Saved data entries
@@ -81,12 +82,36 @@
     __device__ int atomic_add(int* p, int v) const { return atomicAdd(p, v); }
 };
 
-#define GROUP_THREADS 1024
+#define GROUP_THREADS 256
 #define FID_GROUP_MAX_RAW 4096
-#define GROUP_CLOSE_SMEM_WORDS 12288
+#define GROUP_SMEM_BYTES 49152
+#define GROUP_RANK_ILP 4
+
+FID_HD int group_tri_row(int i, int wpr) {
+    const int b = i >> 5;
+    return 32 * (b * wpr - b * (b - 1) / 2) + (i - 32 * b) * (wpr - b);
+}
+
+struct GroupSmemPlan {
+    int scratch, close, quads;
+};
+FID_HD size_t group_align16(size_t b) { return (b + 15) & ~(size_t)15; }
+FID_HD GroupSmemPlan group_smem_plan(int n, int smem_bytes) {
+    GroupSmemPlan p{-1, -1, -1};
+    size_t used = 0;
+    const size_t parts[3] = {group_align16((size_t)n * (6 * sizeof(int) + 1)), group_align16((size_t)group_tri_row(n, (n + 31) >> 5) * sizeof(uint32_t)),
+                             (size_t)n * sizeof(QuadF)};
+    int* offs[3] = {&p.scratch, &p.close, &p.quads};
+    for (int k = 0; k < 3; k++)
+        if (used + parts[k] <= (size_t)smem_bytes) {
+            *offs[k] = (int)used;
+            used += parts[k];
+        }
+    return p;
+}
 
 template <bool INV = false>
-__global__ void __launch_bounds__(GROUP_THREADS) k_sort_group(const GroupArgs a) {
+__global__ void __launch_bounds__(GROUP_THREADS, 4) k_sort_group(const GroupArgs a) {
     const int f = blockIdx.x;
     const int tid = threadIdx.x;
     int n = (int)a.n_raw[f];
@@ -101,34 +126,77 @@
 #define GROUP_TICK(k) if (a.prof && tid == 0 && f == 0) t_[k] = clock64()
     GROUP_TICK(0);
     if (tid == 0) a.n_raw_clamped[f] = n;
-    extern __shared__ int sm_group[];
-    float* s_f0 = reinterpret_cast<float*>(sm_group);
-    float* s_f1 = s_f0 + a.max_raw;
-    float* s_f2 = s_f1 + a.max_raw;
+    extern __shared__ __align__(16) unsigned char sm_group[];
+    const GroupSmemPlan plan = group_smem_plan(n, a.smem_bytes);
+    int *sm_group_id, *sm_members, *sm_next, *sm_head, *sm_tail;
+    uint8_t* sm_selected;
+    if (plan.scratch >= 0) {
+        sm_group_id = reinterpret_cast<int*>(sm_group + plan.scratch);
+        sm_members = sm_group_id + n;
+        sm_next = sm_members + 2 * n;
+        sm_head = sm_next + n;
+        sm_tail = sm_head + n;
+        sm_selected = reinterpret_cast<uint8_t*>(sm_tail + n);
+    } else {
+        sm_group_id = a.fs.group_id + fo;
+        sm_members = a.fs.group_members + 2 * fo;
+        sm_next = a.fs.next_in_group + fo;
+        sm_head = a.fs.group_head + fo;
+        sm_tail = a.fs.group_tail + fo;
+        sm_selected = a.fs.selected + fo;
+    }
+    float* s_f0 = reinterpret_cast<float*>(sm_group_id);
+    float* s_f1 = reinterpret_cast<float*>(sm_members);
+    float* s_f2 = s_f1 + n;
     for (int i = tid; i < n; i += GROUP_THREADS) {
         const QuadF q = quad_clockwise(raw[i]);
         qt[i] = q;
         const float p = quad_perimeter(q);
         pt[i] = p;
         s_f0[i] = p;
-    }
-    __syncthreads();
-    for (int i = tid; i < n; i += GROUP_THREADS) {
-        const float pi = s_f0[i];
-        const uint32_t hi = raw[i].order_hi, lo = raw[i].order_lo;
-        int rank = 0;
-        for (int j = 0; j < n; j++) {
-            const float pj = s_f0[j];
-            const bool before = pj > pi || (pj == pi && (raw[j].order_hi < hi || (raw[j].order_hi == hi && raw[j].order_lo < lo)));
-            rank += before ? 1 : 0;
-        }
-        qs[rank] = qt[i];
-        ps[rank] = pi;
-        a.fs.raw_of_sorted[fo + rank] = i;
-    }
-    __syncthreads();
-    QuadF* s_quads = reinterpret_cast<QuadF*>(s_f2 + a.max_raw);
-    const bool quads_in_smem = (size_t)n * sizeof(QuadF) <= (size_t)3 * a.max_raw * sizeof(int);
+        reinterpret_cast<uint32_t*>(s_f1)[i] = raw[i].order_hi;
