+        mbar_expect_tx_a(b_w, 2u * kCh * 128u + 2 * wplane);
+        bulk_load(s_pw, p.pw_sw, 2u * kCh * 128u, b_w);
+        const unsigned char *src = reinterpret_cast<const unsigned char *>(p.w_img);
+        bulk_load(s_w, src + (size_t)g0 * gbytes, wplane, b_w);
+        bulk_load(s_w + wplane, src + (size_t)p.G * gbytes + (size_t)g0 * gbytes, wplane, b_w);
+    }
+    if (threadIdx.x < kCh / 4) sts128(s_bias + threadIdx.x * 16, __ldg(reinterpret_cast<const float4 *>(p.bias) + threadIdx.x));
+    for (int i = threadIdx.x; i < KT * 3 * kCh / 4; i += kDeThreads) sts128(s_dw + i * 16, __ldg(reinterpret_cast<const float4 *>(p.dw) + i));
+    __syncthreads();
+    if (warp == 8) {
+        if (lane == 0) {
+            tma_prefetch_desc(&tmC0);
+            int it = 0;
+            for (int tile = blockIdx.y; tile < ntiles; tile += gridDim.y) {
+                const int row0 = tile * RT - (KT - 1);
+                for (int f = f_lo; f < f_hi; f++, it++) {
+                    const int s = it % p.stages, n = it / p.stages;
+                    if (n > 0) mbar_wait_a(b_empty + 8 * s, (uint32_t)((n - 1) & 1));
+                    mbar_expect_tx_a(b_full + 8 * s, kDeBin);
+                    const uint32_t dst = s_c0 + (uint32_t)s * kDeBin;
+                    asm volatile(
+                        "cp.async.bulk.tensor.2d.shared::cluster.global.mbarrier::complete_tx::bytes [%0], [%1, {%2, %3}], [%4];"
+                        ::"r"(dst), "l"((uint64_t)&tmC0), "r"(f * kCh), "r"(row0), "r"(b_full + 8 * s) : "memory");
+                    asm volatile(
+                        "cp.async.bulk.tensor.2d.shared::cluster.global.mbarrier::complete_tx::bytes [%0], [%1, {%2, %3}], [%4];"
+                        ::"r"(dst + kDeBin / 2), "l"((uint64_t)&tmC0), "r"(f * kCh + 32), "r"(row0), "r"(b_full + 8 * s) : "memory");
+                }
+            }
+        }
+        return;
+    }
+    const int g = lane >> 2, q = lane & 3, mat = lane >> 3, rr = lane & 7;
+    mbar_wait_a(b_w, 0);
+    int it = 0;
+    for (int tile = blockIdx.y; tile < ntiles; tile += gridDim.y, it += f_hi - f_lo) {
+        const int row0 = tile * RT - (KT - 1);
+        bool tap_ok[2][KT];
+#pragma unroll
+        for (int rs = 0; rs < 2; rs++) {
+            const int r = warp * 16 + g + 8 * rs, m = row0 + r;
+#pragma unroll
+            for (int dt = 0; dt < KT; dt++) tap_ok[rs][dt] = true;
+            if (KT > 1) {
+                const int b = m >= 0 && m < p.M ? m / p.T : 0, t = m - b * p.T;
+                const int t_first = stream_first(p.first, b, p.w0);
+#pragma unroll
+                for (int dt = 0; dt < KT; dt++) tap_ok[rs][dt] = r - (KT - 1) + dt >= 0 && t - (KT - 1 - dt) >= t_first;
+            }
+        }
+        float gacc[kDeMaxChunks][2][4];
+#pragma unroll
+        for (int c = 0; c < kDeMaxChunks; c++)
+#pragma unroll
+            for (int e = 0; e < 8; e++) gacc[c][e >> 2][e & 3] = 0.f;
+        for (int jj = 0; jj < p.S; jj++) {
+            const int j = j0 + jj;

- _REQUIREMENT_
Where the data above reaches the line holding "float4 *>(p.bias) + threadIdx.x));", begin printing, and stop after the line holding "(lane == 0)". Each line must be reproduced exactly, with nothing else added.

- _ANSWER TO THE EXERCISE_
+    if (threadIdx.x < kCh / 4) sts128(s_bias + threadIdx.x * 16, __ldg(reinterpret_cast<const float4 *>(p.bias) + threadIdx.x));
+    for (int i = threadIdx.x; i < KT * 3 * kCh / 4; i += kDeThreads) sts128(s_dw + i * 16, __ldg(reinterpret_cast<const float4 *>(p.dw) + i));
+    __syncthreads();
+    if (warp == 8) {
+        if (lane == 0) {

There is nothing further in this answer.